#### [DIRECTIONS FOR THIS TASK]
Whenever a line of the records below contains the word "PlayCtx", copy that line.

#### [EXERCISE MATERIAL]
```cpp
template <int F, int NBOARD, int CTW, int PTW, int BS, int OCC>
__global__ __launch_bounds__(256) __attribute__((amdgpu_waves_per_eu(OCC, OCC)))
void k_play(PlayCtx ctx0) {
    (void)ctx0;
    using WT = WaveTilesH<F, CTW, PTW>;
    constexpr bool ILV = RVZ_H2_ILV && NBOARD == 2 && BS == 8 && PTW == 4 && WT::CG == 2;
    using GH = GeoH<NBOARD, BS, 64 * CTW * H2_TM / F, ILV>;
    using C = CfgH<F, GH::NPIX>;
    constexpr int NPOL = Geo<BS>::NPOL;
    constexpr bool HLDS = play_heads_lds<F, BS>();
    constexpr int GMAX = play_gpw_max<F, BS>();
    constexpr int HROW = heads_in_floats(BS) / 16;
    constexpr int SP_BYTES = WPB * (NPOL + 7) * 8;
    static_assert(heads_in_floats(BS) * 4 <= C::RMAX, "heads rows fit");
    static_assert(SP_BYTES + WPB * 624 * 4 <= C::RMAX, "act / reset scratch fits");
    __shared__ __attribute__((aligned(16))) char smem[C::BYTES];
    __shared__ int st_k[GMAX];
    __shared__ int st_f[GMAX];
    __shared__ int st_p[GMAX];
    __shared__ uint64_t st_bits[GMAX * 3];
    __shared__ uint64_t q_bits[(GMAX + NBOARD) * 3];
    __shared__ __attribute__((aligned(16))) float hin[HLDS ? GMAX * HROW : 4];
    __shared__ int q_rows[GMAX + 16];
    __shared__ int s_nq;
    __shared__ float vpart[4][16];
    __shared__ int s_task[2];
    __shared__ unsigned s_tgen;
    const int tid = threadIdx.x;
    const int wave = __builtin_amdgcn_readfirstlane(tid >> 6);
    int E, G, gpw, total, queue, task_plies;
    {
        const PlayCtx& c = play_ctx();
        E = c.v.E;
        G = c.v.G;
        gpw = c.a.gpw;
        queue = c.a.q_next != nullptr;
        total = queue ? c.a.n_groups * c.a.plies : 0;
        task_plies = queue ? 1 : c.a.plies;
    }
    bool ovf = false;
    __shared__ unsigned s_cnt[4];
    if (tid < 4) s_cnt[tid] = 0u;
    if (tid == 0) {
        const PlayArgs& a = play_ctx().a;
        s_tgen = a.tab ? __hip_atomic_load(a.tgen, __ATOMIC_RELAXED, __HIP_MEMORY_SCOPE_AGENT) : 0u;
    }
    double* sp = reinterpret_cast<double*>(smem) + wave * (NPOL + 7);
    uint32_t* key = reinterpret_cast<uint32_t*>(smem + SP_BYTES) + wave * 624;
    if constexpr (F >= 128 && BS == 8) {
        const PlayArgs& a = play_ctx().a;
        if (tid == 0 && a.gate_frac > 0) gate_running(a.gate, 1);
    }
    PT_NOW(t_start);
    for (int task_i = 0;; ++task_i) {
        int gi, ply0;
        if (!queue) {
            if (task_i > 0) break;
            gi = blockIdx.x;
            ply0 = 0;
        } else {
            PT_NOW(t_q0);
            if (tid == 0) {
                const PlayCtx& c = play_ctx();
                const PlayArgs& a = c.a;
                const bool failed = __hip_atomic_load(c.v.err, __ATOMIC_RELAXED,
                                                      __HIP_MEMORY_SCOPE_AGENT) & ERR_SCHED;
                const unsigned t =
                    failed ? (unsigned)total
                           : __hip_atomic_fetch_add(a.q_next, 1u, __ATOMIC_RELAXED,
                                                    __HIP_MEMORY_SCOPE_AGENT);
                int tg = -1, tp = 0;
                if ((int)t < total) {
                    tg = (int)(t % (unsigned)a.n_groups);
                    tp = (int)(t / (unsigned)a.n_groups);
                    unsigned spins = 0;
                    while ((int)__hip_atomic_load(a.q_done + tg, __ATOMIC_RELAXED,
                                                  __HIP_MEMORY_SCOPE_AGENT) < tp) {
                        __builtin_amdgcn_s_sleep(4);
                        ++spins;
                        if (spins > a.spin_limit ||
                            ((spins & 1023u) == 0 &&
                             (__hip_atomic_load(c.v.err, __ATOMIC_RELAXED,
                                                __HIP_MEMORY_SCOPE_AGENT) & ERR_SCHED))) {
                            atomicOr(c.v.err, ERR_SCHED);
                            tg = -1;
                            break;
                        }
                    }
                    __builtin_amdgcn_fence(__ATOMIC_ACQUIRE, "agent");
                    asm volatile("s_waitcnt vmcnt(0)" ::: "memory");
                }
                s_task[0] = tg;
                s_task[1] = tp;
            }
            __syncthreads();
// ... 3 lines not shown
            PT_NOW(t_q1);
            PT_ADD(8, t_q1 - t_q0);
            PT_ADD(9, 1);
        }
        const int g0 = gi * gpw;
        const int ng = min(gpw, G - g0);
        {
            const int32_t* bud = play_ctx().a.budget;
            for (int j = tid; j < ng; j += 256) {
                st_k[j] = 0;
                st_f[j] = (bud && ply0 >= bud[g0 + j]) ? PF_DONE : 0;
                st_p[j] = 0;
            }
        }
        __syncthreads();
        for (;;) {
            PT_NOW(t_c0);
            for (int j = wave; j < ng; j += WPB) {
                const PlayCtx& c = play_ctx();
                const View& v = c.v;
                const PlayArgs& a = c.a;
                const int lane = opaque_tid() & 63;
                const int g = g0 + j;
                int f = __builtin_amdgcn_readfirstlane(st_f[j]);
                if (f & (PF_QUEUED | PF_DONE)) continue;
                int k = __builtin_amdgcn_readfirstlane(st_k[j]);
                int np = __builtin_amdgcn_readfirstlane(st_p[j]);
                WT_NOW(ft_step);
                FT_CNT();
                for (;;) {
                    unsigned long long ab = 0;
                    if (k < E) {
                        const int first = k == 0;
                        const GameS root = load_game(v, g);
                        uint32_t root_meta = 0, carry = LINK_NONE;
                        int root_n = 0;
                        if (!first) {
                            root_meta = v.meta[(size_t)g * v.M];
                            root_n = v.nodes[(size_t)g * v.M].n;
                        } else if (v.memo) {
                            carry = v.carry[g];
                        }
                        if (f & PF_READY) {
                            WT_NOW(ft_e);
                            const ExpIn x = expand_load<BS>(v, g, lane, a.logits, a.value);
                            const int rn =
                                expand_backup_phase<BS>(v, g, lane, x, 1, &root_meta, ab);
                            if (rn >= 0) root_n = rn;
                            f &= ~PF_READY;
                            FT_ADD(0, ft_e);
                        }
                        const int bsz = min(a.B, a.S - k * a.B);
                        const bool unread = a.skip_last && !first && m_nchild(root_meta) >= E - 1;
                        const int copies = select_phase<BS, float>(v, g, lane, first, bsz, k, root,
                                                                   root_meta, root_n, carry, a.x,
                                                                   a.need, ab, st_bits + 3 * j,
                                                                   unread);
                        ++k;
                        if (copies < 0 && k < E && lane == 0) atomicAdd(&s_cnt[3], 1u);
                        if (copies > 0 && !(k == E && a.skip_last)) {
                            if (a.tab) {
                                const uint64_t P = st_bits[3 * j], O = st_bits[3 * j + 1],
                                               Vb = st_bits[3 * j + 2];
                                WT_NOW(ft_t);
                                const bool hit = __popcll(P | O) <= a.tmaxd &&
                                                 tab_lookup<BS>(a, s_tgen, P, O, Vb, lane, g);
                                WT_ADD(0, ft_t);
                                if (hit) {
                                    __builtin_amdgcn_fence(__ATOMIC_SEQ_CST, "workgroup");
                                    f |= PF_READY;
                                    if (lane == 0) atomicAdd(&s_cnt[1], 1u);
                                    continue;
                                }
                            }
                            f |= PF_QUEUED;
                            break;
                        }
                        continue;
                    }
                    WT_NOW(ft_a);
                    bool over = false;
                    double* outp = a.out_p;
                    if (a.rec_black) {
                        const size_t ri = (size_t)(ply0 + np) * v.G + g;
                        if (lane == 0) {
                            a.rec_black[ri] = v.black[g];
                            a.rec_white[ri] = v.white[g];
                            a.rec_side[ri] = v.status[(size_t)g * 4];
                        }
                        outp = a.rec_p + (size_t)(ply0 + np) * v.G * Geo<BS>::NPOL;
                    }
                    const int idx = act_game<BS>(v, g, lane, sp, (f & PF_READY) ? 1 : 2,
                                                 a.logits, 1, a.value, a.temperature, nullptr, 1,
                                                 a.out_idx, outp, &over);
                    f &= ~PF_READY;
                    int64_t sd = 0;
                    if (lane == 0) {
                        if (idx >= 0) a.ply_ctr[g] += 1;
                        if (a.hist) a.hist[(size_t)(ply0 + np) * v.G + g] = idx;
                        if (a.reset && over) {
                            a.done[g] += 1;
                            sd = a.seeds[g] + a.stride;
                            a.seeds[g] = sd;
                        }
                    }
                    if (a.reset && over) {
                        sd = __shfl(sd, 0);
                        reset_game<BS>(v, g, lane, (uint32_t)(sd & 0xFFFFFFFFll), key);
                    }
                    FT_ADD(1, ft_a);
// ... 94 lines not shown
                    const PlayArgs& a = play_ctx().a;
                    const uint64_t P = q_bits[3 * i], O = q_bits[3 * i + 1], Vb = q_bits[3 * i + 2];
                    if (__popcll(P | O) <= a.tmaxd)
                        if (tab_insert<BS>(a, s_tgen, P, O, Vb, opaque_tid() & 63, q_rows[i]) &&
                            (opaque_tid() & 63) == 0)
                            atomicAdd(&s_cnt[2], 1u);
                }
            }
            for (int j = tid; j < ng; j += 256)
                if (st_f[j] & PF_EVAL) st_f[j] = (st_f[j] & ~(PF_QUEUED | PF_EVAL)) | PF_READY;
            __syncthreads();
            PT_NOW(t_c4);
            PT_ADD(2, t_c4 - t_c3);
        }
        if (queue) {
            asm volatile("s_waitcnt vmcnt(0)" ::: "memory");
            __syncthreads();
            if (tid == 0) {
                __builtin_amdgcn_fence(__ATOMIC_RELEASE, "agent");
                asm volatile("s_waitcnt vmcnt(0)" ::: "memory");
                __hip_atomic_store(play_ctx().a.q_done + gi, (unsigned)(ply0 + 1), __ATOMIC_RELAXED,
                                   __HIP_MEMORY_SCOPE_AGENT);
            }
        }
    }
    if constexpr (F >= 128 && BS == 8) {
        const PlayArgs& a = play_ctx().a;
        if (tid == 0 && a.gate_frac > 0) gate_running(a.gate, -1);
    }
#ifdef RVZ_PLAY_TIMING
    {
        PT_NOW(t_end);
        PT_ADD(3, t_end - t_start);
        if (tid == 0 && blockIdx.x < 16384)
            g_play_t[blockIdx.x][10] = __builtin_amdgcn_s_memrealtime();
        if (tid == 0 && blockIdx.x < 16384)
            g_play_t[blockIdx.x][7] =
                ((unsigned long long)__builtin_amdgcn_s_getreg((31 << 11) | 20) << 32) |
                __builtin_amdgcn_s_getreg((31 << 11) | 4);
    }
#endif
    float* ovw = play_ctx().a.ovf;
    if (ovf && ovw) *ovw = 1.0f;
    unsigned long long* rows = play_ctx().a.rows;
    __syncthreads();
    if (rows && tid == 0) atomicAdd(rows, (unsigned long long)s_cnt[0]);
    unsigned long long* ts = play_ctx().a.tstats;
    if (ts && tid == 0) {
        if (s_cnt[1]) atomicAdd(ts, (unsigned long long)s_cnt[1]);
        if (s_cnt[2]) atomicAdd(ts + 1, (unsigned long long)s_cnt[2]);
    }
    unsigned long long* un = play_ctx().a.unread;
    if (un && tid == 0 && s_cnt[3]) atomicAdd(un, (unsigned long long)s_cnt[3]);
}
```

#### [ANSWER TO THIS TASK]
void k_play(PlayCtx ctx0) {
        const PlayCtx& c = play_ctx();
                const PlayCtx& c = play_ctx();
                const PlayCtx& c = play_ctx();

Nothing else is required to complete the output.